Your answer must consist of every line from the data below that includes the word "scalars".

• [Stored data entries]:
==*==
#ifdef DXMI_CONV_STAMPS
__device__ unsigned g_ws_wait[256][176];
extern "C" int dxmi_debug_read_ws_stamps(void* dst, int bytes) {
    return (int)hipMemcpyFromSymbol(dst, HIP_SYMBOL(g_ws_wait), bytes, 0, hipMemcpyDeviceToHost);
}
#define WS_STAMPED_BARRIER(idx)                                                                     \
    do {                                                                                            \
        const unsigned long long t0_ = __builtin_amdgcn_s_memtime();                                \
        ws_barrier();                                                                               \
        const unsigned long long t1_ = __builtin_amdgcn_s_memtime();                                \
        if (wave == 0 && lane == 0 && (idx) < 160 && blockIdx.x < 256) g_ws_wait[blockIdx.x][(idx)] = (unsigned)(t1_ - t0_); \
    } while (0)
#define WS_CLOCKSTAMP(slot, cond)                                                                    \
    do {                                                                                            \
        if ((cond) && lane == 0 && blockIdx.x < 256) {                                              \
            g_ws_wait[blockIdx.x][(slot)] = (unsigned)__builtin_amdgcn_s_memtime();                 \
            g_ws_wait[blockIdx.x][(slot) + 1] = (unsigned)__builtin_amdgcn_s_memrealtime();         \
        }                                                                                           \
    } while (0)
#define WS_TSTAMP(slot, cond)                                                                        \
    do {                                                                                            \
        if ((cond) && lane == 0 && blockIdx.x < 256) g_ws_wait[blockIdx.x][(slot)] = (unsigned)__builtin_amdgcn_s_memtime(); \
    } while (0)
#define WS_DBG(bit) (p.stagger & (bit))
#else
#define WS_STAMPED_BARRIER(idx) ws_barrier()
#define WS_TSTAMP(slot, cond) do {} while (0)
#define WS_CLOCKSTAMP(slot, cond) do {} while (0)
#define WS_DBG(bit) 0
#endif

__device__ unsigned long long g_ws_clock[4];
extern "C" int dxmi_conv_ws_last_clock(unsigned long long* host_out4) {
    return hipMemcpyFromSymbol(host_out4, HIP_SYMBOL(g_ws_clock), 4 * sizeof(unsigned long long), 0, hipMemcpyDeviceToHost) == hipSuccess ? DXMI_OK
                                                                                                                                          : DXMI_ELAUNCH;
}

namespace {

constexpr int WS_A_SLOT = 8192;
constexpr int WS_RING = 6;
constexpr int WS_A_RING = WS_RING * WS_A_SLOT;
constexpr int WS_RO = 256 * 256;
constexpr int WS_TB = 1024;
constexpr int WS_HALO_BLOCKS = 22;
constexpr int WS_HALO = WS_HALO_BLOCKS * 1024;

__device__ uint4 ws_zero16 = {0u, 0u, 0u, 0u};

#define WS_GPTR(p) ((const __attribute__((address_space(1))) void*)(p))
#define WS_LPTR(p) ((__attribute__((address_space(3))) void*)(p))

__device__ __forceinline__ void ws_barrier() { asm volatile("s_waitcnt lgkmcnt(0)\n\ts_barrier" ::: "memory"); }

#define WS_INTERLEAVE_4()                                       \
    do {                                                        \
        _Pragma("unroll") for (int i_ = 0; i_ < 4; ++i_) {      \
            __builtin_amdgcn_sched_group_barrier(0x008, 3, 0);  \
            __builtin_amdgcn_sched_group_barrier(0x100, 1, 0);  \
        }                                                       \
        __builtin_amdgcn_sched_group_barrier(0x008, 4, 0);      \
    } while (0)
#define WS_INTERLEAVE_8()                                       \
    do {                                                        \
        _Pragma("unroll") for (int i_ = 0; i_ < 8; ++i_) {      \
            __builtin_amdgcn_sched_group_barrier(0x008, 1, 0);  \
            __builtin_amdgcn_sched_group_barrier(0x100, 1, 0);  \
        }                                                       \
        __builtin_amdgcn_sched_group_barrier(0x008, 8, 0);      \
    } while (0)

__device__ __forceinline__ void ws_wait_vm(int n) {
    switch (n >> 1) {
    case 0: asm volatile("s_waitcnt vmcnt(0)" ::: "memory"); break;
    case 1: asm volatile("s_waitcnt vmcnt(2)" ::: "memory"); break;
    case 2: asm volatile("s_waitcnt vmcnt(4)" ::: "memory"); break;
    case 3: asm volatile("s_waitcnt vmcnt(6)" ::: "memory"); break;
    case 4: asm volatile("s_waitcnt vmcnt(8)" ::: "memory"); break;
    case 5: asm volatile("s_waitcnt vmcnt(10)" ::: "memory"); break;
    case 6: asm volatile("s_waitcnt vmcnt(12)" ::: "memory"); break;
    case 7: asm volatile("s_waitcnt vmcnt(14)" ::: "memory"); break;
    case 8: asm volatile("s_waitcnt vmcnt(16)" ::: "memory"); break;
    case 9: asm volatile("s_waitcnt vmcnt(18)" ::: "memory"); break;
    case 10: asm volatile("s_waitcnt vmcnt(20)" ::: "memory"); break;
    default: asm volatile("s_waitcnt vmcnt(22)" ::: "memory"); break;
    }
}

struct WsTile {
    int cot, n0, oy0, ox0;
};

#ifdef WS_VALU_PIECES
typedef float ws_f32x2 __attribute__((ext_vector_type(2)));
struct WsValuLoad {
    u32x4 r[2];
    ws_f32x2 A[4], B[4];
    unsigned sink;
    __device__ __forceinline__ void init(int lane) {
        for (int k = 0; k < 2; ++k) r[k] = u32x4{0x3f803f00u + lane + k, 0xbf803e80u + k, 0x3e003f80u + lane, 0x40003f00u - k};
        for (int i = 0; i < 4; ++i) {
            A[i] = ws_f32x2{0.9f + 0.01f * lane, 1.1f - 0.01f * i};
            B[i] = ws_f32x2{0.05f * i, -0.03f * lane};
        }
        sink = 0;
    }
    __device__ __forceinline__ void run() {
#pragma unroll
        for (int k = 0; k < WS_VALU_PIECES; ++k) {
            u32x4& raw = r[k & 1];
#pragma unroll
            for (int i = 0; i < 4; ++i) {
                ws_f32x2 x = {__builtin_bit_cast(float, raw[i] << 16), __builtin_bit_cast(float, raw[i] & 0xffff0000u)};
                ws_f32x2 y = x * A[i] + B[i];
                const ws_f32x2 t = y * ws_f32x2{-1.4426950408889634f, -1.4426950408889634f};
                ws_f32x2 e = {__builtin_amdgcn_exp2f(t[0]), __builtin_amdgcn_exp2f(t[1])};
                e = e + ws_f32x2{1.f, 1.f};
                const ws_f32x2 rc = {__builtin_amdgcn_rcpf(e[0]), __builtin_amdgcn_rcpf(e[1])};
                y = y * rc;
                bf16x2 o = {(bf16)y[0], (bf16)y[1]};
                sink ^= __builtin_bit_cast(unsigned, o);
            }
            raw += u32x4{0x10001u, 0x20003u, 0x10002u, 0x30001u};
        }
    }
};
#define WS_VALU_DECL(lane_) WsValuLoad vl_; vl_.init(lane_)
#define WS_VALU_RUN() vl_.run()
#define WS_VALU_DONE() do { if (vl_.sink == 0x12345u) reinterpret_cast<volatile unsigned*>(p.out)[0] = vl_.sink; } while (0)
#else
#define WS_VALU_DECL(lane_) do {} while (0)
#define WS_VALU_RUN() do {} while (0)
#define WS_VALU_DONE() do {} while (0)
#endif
==*==
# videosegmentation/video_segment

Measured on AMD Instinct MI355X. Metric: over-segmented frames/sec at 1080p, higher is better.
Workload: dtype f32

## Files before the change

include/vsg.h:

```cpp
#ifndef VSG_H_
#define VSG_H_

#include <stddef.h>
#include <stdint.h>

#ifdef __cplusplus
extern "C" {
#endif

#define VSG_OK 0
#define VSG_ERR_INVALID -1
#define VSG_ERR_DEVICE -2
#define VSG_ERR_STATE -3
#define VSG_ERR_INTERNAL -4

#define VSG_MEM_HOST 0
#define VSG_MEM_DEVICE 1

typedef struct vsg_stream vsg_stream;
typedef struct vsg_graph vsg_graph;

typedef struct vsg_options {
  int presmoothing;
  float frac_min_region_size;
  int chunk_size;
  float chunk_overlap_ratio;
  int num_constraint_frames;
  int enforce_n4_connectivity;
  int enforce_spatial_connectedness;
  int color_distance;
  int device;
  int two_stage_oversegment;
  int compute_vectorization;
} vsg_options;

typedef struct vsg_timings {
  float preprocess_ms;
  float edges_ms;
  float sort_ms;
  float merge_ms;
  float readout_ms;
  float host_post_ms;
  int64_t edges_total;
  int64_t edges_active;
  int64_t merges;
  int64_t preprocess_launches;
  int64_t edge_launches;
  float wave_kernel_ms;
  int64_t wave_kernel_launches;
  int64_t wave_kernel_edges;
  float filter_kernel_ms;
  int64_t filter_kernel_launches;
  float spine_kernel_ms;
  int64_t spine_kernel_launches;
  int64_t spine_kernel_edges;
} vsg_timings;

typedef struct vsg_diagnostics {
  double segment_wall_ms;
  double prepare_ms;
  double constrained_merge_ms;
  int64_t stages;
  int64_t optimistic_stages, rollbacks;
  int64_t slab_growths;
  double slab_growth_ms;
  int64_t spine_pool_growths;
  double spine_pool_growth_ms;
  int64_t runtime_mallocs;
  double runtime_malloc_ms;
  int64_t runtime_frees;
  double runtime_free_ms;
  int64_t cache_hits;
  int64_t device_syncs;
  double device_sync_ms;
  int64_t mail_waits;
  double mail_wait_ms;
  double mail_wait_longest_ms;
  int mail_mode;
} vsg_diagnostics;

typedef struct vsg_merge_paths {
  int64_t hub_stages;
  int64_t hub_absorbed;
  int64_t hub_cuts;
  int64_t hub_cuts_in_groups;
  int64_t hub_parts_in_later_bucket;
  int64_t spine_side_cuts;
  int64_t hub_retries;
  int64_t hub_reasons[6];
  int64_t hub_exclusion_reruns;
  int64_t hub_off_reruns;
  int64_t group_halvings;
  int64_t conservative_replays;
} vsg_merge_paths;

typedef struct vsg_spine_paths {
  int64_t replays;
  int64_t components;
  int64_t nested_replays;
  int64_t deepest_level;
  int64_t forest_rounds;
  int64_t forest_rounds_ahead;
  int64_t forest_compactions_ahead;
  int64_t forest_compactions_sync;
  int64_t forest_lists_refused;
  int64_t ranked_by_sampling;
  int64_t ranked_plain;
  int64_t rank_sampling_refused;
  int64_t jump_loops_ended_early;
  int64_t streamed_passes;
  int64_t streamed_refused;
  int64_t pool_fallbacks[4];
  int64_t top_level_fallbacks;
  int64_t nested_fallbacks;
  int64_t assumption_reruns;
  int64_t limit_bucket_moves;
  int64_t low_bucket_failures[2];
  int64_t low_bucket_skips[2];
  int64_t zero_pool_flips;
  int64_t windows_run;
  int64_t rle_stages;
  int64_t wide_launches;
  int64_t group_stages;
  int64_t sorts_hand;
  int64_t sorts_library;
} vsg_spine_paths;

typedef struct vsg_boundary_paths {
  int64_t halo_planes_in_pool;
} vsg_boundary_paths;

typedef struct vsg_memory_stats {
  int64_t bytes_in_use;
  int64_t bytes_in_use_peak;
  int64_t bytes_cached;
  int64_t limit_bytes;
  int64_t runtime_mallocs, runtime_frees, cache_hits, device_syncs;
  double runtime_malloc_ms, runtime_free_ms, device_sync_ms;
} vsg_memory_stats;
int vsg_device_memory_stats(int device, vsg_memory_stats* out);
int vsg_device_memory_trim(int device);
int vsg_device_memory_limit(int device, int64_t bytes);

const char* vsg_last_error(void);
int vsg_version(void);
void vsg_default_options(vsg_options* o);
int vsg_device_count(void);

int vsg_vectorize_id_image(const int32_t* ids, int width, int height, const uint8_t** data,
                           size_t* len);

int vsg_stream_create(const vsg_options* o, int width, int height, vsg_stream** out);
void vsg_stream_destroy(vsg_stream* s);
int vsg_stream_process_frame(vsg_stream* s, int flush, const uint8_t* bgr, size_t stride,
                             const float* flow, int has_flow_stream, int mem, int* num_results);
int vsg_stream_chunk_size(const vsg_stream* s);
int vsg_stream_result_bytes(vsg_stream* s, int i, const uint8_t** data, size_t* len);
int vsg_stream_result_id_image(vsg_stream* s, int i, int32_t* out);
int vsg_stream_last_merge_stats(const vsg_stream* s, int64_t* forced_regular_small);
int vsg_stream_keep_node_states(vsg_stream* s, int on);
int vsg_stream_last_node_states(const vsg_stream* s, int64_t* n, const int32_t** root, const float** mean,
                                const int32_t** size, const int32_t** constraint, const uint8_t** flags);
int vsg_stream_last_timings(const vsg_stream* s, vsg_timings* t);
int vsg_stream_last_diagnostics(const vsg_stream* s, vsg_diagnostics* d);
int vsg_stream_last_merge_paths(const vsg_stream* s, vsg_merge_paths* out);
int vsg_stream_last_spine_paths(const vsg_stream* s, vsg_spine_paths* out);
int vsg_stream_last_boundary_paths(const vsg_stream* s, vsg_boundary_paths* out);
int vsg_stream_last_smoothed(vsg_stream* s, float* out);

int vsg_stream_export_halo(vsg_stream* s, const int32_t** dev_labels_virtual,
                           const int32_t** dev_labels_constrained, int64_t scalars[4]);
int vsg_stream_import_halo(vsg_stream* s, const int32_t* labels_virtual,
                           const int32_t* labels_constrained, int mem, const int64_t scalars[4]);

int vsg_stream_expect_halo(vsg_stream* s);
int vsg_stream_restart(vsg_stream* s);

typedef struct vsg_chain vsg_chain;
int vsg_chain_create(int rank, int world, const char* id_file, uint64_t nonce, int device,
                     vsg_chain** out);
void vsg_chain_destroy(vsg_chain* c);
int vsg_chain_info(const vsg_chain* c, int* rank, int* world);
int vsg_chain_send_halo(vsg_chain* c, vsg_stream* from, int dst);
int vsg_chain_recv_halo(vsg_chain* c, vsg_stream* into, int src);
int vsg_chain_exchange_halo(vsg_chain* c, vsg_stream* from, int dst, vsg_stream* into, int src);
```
==*==
• [ANSWER SECTION]:
                           const int32_t** dev_labels_constrained, int64_t scalars[4]);
                           const int32_t* labels_constrained, int mem, const int64_t scalars[4]);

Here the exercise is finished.